*** Opening EXTRACTED RECORDS ***
__global__ void __launch_bounds__(128, 4) k_gemm_nt(double* __restrict__ T, const double* __restrict__ Lb, const double* __restrict__ invL,
                                                  const TrsmTask* __restrict__ tasks, int npad) {
  __shared__ __align__(16) double As[2][64 * kGemmLd];
  __shared__ __align__(16) double Bs[2][64 * kGemmLd];
  const TrsmTask task = tasks[blockIdx.z];
  const int m0 = blockIdx.y * 64, n0 = blockIdx.x * 64;
  const size_t bs = (size_t)npad * npad;
  const int tid = threadIdx.x, warp = tid >> 5, lane = tid & 31;
  const int wm = (warp >> 1) * 32, wn = (warp & 1) * 32;
  const int g = lane >> 2, t = lane & 3;
  const int kchunks = min(npad, n0 + 64) / 16;
  const int ni = min(4, max(0, (npad - (m0 + wm)) / 8)), nj = min(4, max(0, (npad - (n0 + wn)) / 8));
  double acc[4][4][2];
#pragma unroll
  for (int i = 0; i < 4; ++i)
#pragma unroll
    for (int j = 0; j < 4; ++j) { acc[i][j][0] = 0.0; acc[i][j][1] = 0.0; }

  auto load_stage = [&](int st, int kk) {
    const double* Ag = Lb + (size_t)task.src * bs + kk * 16;
    const double* Bg = invL + (size_t)task.kframe * bs + kk * 16;
#pragma unroll
    for (int q = 0; q < 4; ++q) {
      const int cidx = tid + q * 128;
      const int row = cidx >> 3, kc = (cidx & 7) * 2;
      const bool va = (m0 + row) < npad, vb = (n0 + row) < npad;
      cp_async16(&As[st][row * kGemmLd + kc], Ag + (size_t)(va ? m0 + row : 0) * npad + kc, va);
      cp_async16(&Bs[st][row * kGemmLd + kc], Bg + (size_t)(vb ? n0 + row : 0) * npad + kc, vb);
    }
    cp_async_commit();
  };

  load_stage(0, 0);
  for (int kk = 0; kk < kchunks; ++kk) {
    const int st = kk & 1;
    if (kk + 1 < kchunks) { load_stage(st ^ 1, kk + 1); cp_async_wait<1>(); } else { cp_async_wait<0>(); }
    __syncthreads();
    const double* as = As[st]; const double* bsm = Bs[st];
    if (ni == 4 && nj == 4) gemm_stage<4, 4>(as, bsm, acc, wm, wn, g, t);
    else if (ni == 4 && nj == 2) gemm_stage<4, 2>(as, bsm, acc, wm, wn, g, t);
    else if (ni == 2 && nj == 4) gemm_stage<2, 4>(as, bsm, acc, wm, wn, g, t);
    else if (ni == 2 && nj == 2) gemm_stage<2, 2>(as, bsm, acc, wm, wn, g, t);
    __syncthreads();
  }
  double* C = T + (size_t)task.dst * bs;
#pragma unroll
  for (int i = 0; i < 4; ++i) {
    const int row = m0 + wm + i * 8 + g;
    if (row >= npad) continue;
#pragma unroll
    for (int j = 0; j < 4; ++j) {
      const int col = n0 + wn + j * 8 + 2 * t;
      if (col >= npad) continue;
      *reinterpret_cast<double2*>(C + (size_t)row * npad + col) = make_double2(acc[i][j][0], acc[i][j][1]);
    }
  }
}

__global__ void __launch_bounds__(128, 4) k_potrf_trail(double* __restrict__ Lb, const int* __restrict__ frames, int npad, int jb) {
  __shared__ __align__(16) double Ps[2][64 * kGemmLd];
  const int frame = frames[blockIdx.y];
  double* A = Lb + (size_t)frame * npad * npad;
  const int j0 = jb * 16, j1 = j0 + 16;
// ... 92 lines not shown
        __syncthreads();
        ready = s_ready;
      }
      for (; staged < min(ready, jt + kTrsmAhead); ++staged) stage(staged);
      cp_async_wait_upto3(staged - 1 - jt);
    } else {
      cp_async_wait<kTrsmAhead - 1>();
    }
    __syncthreads();
    const double* ls = Ls + (size_t)(jt % kTrsmAhead) * 16 * ld; const double* dsm = Ds + (jt % kTrsmAhead) * 320;
    double acc[NI][2][2];
#pragma unroll
    for (int i = 0; i < NI; ++i) { acc[i][0][0] = acc[i][0][1] = acc[i][1][0] = acc[i][1][1] = 0.0; }
    {
      double af[2][4][NI], bf[2][4][2];
      auto frag = [&](int kt, int buf) {
#pragma unroll
        for (int q = 0; q < 4; ++q) {
#pragma unroll
          for (int i = 0; i < NI; ++i) af[buf][q][i] = Xs[(size_t)(wr + i * 8 + g) * ld + kt * 16 + q * 4 + t];
#pragma unroll
          for (int j = 0; j < 2; ++j) bf[buf][q][j] = ls[(size_t)(j * 8 + g) * ld + kt * 16 + q * 4 + t];
        }
      };
      if (jt > 0) frag(0, 0);
      for (int kt = 0; kt < jt; kt += 2) {
        if (kt + 1 < jt) frag(kt + 1, 1);
#pragma unroll
        for (int q = 0; q < 4; ++q)
#pragma unroll
          for (int i = 0; i < NI; ++i)
#pragma unroll
            for (int j = 0; j < 2; ++j) dmma_8x8x4(acc[i][j][0], acc[i][j][1], af[0][q][i], bf[0][q][j]);
        if (kt + 1 < jt) {
          if (kt + 2 < jt) frag(kt + 2, 0);
#pragma unroll
          for (int q = 0; q < 4; ++q)
#pragma unroll
            for (int i = 0; i < NI; ++i)
#pragma unroll
              for (int j = 0; j < 2; ++j) dmma_8x8x4(acc[i][j][0], acc[i][j][1], af[1][q][i], bf[1][q][j]);
        }
      }
    }
#pragma unroll
    for (int i = 0; i < NI; ++i)
#pragma unroll
      for (int j = 0; j < 2; ++j) {
        double2* ptr = reinterpret_cast<double2*>(&Xs[(size_t)(wr + i * 8 + g) * ld + jt * 16 + j * 8 + 2 * t]);
        double2 v = *ptr; v.x -= acc[i][j][0]; v.y -= acc[i][j][1]; *ptr = v;
      }
    __syncwarp();
    double out[NI][2][2];
#pragma unroll
    for (int i = 0; i < NI; ++i) { out[i][0][0] = out[i][0][1] = out[i][1][0] = out[i][1][1] = 0.0; }
#pragma unroll
    for (int k4 = 0; k4 < 4; ++k4) {
      double af[NI], bf[2];
#pragma unroll
      for (int i = 0; i < NI; ++i) af[i] = Xs[(size_t)(wr + i * 8 + g) * ld + jt * 16 + k4 * 4 + t];
#pragma unroll
      for (int j = 0; j < 2; ++j) bf[j] = dsm[(j * 8 + g) * 20 + k4 * 4 + t];
#pragma unroll
      for (int i = 0; i < NI; ++i)
#pragma unroll
        for (int j = 0; j < 2; ++j) dmma_8x8x4(out[i][j][0], out[i][j][1], af[i], bf[j]);
    }
    __syncwarp();
#pragma unroll
    for (int i = 0; i < NI; ++i)
#pragma unroll
      for (int j = 0; j < 2; ++j) {
        const int r = wr + i * 8 + g, cidx = jt * 16 + j * 8 + 2 * t;
        const double2 v = make_double2(out[i][j][0], out[i][j][1]);
        *reinterpret_cast<double2*>(&Xs[(size_t)r * ld + cidx]) = v;
        if (r < rows) *reinterpret_cast<double2*>(&X[(size_t)(m0 + r) * npad + cidx]) = v;
      }
    __syncthreads();
    if constexpr (!kStreamed) stage(jt + kTrsmAhead);
  }
  if constexpr (kStreamed) griddep_wait();
}


__global__ void __launch_bounds__(256) k_fwd_diag(const double* __restrict__ invL, const double* __restrict__ rhs, double* __restrict__ y,
                                                   const int* __restrict__ frames, int npad) {
  const int frame = frames[blockIdx.y];
  const int row = blockIdx.x * 8 + (threadIdx.x >> 5);
  const int lane = threadIdx.x & 31;
  if (row >= npad) return;
  const double* M = invL + (size_t)frame * npad * npad + (size_t)row * npad;
  const double* b = rhs + (size_t)frame * npad;
  double s = 0.0;
  for (int q = lane; q <= row; q += 32) s += M[q] * b[q];
  s = warp_sum(s);
  if (lane == 0) y[(size_t)frame * npad + row] = s;
}
struct SolveTask { int blk; int r; int k; };
__global__ void __launch_bounds__(256) k_fwd_update(const double* __restrict__ T, const double* __restrict__ y, double* __restrict__ rhs,
                                                     const SolveTask* __restrict__ tasks, int npad) {
  const SolveTask tk = tasks[blockIdx.y];
  const int row = blockIdx.x * 8 + (threadIdx.x >> 5);
  const int lane = threadIdx.x & 31;
  if (row >= npad) return;
  const double* M = T + (size_t)tk.blk * npad * npad + (size_t)row * npad;
  const double* v = y + (size_t)tk.k * npad;
  double s = 0.0;
  for (int q = lane; q < npad; q += 32) s += M[q] * v[q];
  s = warp_sum(s);
  if (lane == 0) red_add(rhs + (size_t)tk.r * npad + row, -s);
}
__global__ void __launch_bounds__(256) k_bwd_update(const double* __restrict__ T, const double* __restrict__ x, double* __restrict__ y,
                                                     const SolveTask* __restrict__ tasks, int npad) {
  __shared__ double red[8][33];
  const SolveTask tk = tasks[blockIdx.y];
  const int cl = threadIdx.x & 31, rg = threadIdx.x >> 5;
  const int j = blockIdx.x * 32 + cl;
  double acc = 0.0;
  if (j < npad) {
    const double* M = T + (size_t)tk.blk * npad * npad + j;
    const double* xr = x + (size_t)tk.r * npad;
    for (int i = rg; i < npad; i += 8) acc += M[(size_t)i * npad] * xr[i];
  }
  red[rg][cl] = acc;
  __syncthreads();
  if (rg == 0 && j < npad) {
    double s = 0.0;
#pragma unroll
    for (int q = 0; q < 8; ++q) s += red[q][cl];
    if (s != 0.0) red_add(y + (size_t)tk.k * npad + j, -s);
  }
}
__global__ void __launch_bounds__(256) k_bwd_diag(const double* __restrict__ invL, const double* __restrict__ y, double* __restrict__ x,
                                                   const int* __restrict__ frames, int npad) {
  __shared__ double red[8][33];
  const int frame = frames[blockIdx.y];
  const int cl = threadIdx.x & 31, rg = threadIdx.x >> 5;
  const int j = blockIdx.x * 32 + cl;
  double acc = 0.0;
  if (j < npad) {
    const double* M = invL + (size_t)frame * npad * npad + j;
    const double* v = y + (size_t)frame * npad;
    const int i0 = j - (j % 8) + rg;
    for (int i = (i0 < j ? i0 + 8 : i0); i < npad; i += 8) acc += M[(size_t)i * npad] * v[i];
  }
  red[rg][cl] = acc;
  __syncthreads();
  if (rg == 0 && j < npad) {
    double s = 0.0;
#pragma unroll
    for (int q = 0; q < 8; ++q) s += red[q][cl];
    x[(size_t)frame * npad + j] = s;
  }
}

constexpr int kSubChunk = 64;
constexpr int kSubThreads = 256;
struct SubTask { int type; int blk; int r; int k; int chunk; };
struct SubCounters { int* ticket; int* fin; int* fdone; int* bin; int* bdone; const int* fin_need; const int* bin_need; };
*** Closing EXTRACTED RECORDS ***
Only a number should be returned: how many lines in the material contain "else"?

* _RESULT FOR THIS TASK_
5